(Saved data entries)
════════

template <typename T, int PXL> struct PxIO;
template <> struct PxIO<float, 4> {
    typedef uint4 raw_t;
    static __device__ __forceinline__ raw_t zero() { return make_uint4(0, 0, 0, 0); }
    static __device__ __forceinline__ void unpack(const raw_t& v, float* o) {
        o[0] = __uint_as_float(v.x); o[1] = __uint_as_float(v.y); o[2] = __uint_as_float(v.z); o[3] = __uint_as_float(v.w);
    }
    static __device__ __forceinline__ raw_t pack(const float* i) {
        return make_uint4(__float_as_uint(i[0]), __float_as_uint(i[1]), __float_as_uint(i[2]), __float_as_uint(i[3]));
    }
};
template <typename T> struct PxIO<T, 8> {
    typedef uint4 raw_t;
    static __device__ __forceinline__ raw_t zero() { return make_uint4(0, 0, 0, 0); }
    static __device__ __forceinline__ void unpack(const raw_t& v, float* o) {
        const uint32_t w[4] = {v.x, v.y, v.z, v.w};
#pragma unroll
        for (int i = 0; i < 4; ++i) {
            T lo, hi;
            lo.v = (uint16_t)(w[i] & 0xffffu);
            hi.v = (uint16_t)(w[i] >> 16);
            o[2 * i] = to_float(lo);
            o[2 * i + 1] = to_float(hi);
        }
    }
    static __device__ __forceinline__ raw_t pack(const float* i) {
        return make_uint4(pack2<T>(i[0], i[1]), pack2<T>(i[2], i[3]), pack2<T>(i[4], i[5]), pack2<T>(i[6], i[7]));
    }
};
template <typename T> struct PxIO<T, 4> {
    typedef uint2 raw_t;
    static __device__ __forceinline__ raw_t zero() { return make_uint2(0, 0); }
    static __device__ __forceinline__ void unpack(const raw_t& v, float* o) {
        const uint32_t w[2] = {v.x, v.y};
#pragma unroll
        for (int i = 0; i < 2; ++i) {
            T lo, hi;
            lo.v = (uint16_t)(w[i] & 0xffffu);
            hi.v = (uint16_t)(w[i] >> 16);
            o[2 * i] = to_float(lo);
            o[2 * i + 1] = to_float(hi);
        }
    }
    static __device__ __forceinline__ raw_t pack(const float* i) { return make_uint2(pack2<T>(i[0], i[1]), pack2<T>(i[2], i[3])); }
};

template <typename T, int K> struct VecPx { static constexpr int N = (K <= 3 && sizeof(T) == 2) ? 8 : 4; };

template <int PXL, int PAD>
__device__ __forceinline__ void build_window(const float* v, float* win, int lane, bool has_left, bool has_right) {
#pragma unroll
    for (int i = 0; i < PAD; ++i) {
        const float l = __shfl(v[PXL - PAD + i], (lane + 63) & 63, 64);
        const float r = __shfl(v[i], (lane + 1) & 63, 64);
        win[i] = has_left ? l : 0.f;
        win[PAD + PXL + i] = has_right ? r : 0.f;
    }
#pragma unroll
    for (int i = 0; i < PXL; ++i) win[PAD + i] = v[i];
}

typedef __attribute__((ext_vector_type(16))) float dwm_f32x16;
typedef __attribute__((ext_vector_type(8))) short dwm_s16x8;
typedef __attribute__((ext_vector_type(8))) __bf16 dwm_bf16x8;
typedef __attribute__((ext_vector_type(8))) _Float16 dwm_f16x8;
template <typename T> struct DwMma;
template <> struct DwMma<bf16_t> {
    static __device__ __forceinline__ dwm_f32x16 run(dwm_s16x8 a, dwm_s16x8 b, dwm_f32x16 c) {
        return __builtin_amdgcn_mfma_f32_32x32x16_bf16(__builtin_bit_cast(dwm_bf16x8, a), __builtin_bit_cast(dwm_bf16x8, b),
                                                       c, 0, 0, 0);
    }
};
template <> struct DwMma<f16_t> {
    static __device__ __forceinline__ dwm_f32x16 run(dwm_s16x8 a, dwm_s16x8 b, dwm_f32x16 c) {
        return __builtin_amdgcn_mfma_f32_32x32x16_f16(__builtin_bit_cast(dwm_f16x8, a), __builtin_bit_cast(dwm_f16x8, b), c,
                                                      0, 0, 0);
    }
};
constexpr int DWM_NPW = 4;
constexpr int DWM_PITCH = 144;
__device__ __forceinline__ void dwm_lds_fence() { asm volatile("s_waitcnt lgkmcnt(0)" ::: "memory"); }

════════

| WHAT IS BEING ASKED |
Could you reproduce every record exactly as written?

| ANSWER BELOW |
template <typename T, int PXL> struct PxIO;
template <> struct PxIO<float, 4> {
    typedef uint4 raw_t;
    static __device__ __forceinline__ raw_t zero() { return make_uint4(0, 0, 0, 0); }
    static __device__ __forceinline__ void unpack(const raw_t& v, float* o) {
        o[0] = __uint_as_float(v.x); o[1] = __uint_as_float(v.y); o[2] = __uint_as_float(v.z); o[3] = __uint_as_float(v.w);
    }
    static __device__ __forceinline__ raw_t pack(const float* i) {
        return make_uint4(__float_as_uint(i[0]), __float_as_uint(i[1]), __float_as_uint(i[2]), __float_as_uint(i[3]));
    }
};
template <typename T> struct PxIO<T, 8> {
    typedef uint4 raw_t;
    static __device__ __forceinline__ raw_t zero() { return make_uint4(0, 0, 0, 0); }
    static __device__ __forceinline__ void unpack(const raw_t& v, float* o) {
        const uint32_t w[4] = {v.x, v.y, v.z, v.w};
#pragma unroll
        for (int i = 0; i < 4; ++i) {
            T lo, hi;
            lo.v = (uint16_t)(w[i] & 0xffffu);
            hi.v = (uint16_t)(w[i] >> 16);
            o[2 * i] = to_float(lo);
            o[2 * i + 1] = to_float(hi);
        }
    }
    static __device__ __forceinline__ raw_t pack(const float* i) {
        return make_uint4(pack2<T>(i[0], i[1]), pack2<T>(i[2], i[3]), pack2<T>(i[4], i[5]), pack2<T>(i[6], i[7]));
    }
};
template <typename T> struct PxIO<T, 4> {
    typedef uint2 raw_t;
    static __device__ __forceinline__ raw_t zero() { return make_uint2(0, 0); }
    static __device__ __forceinline__ void unpack(const raw_t& v, float* o) {
        const uint32_t w[2] = {v.x, v.y};
#pragma unroll
        for (int i = 0; i < 2; ++i) {
            T lo, hi;
            lo.v = (uint16_t)(w[i] & 0xffffu);
            hi.v = (uint16_t)(w[i] >> 16);
            o[2 * i] = to_float(lo);
            o[2 * i + 1] = to_float(hi);
        }
    }
    static __device__ __forceinline__ raw_t pack(const float* i) { return make_uint2(pack2<T>(i[0], i[1]), pack2<T>(i[2], i[3])); }
};

template <typename T, int K> struct VecPx { static constexpr int N = (K <= 3 && sizeof(T) == 2) ? 8 : 4; };

template <int PXL, int PAD>
__device__ __forceinline__ void build_window(const float* v, float* win, int lane, bool has_left, bool has_right) {
#pragma unroll
    for (int i = 0; i < PAD; ++i) {
        const float l = __shfl(v[PXL - PAD + i], (lane + 63) & 63, 64);
        const float r = __shfl(v[i], (lane + 1) & 63, 64);
        win[i] = has_left ? l : 0.f;
        win[PAD + PXL + i] = has_right ? r : 0.f;
    }
#pragma unroll
    for (int i = 0; i < PXL; ++i) win[PAD + i] = v[i];
}

typedef __attribute__((ext_vector_type(16))) float dwm_f32x16;
typedef __attribute__((ext_vector_type(8))) short dwm_s16x8;
typedef __attribute__((ext_vector_type(8))) __bf16 dwm_bf16x8;
typedef __attribute__((ext_vector_type(8))) _Float16 dwm_f16x8;
template <typename T> struct DwMma;
template <> struct DwMma<bf16_t> {
    static __device__ __forceinline__ dwm_f32x16 run(dwm_s16x8 a, dwm_s16x8 b, dwm_f32x16 c) {
        return __builtin_amdgcn_mfma_f32_32x32x16_bf16(__builtin_bit_cast(dwm_bf16x8, a), __builtin_bit_cast(dwm_bf16x8, b),
                                                       c, 0, 0, 0);
    }
};
template <> struct DwMma<f16_t> {
    static __device__ __forceinline__ dwm_f32x16 run(dwm_s16x8 a, dwm_s16x8 b, dwm_f32x16 c) {
        return __builtin_amdgcn_mfma_f32_32x32x16_f16(__builtin_bit_cast(dwm_f16x8, a), __builtin_bit_cast(dwm_f16x8, b), c,
                                                      0, 0, 0);
    }
};
constexpr int DWM_NPW = 4;
constexpr int DWM_PITCH = 144;
__device__ __forceinline__ void dwm_lds_fence() { asm volatile("s_waitcnt lgkmcnt(0)" ::: "memory"); }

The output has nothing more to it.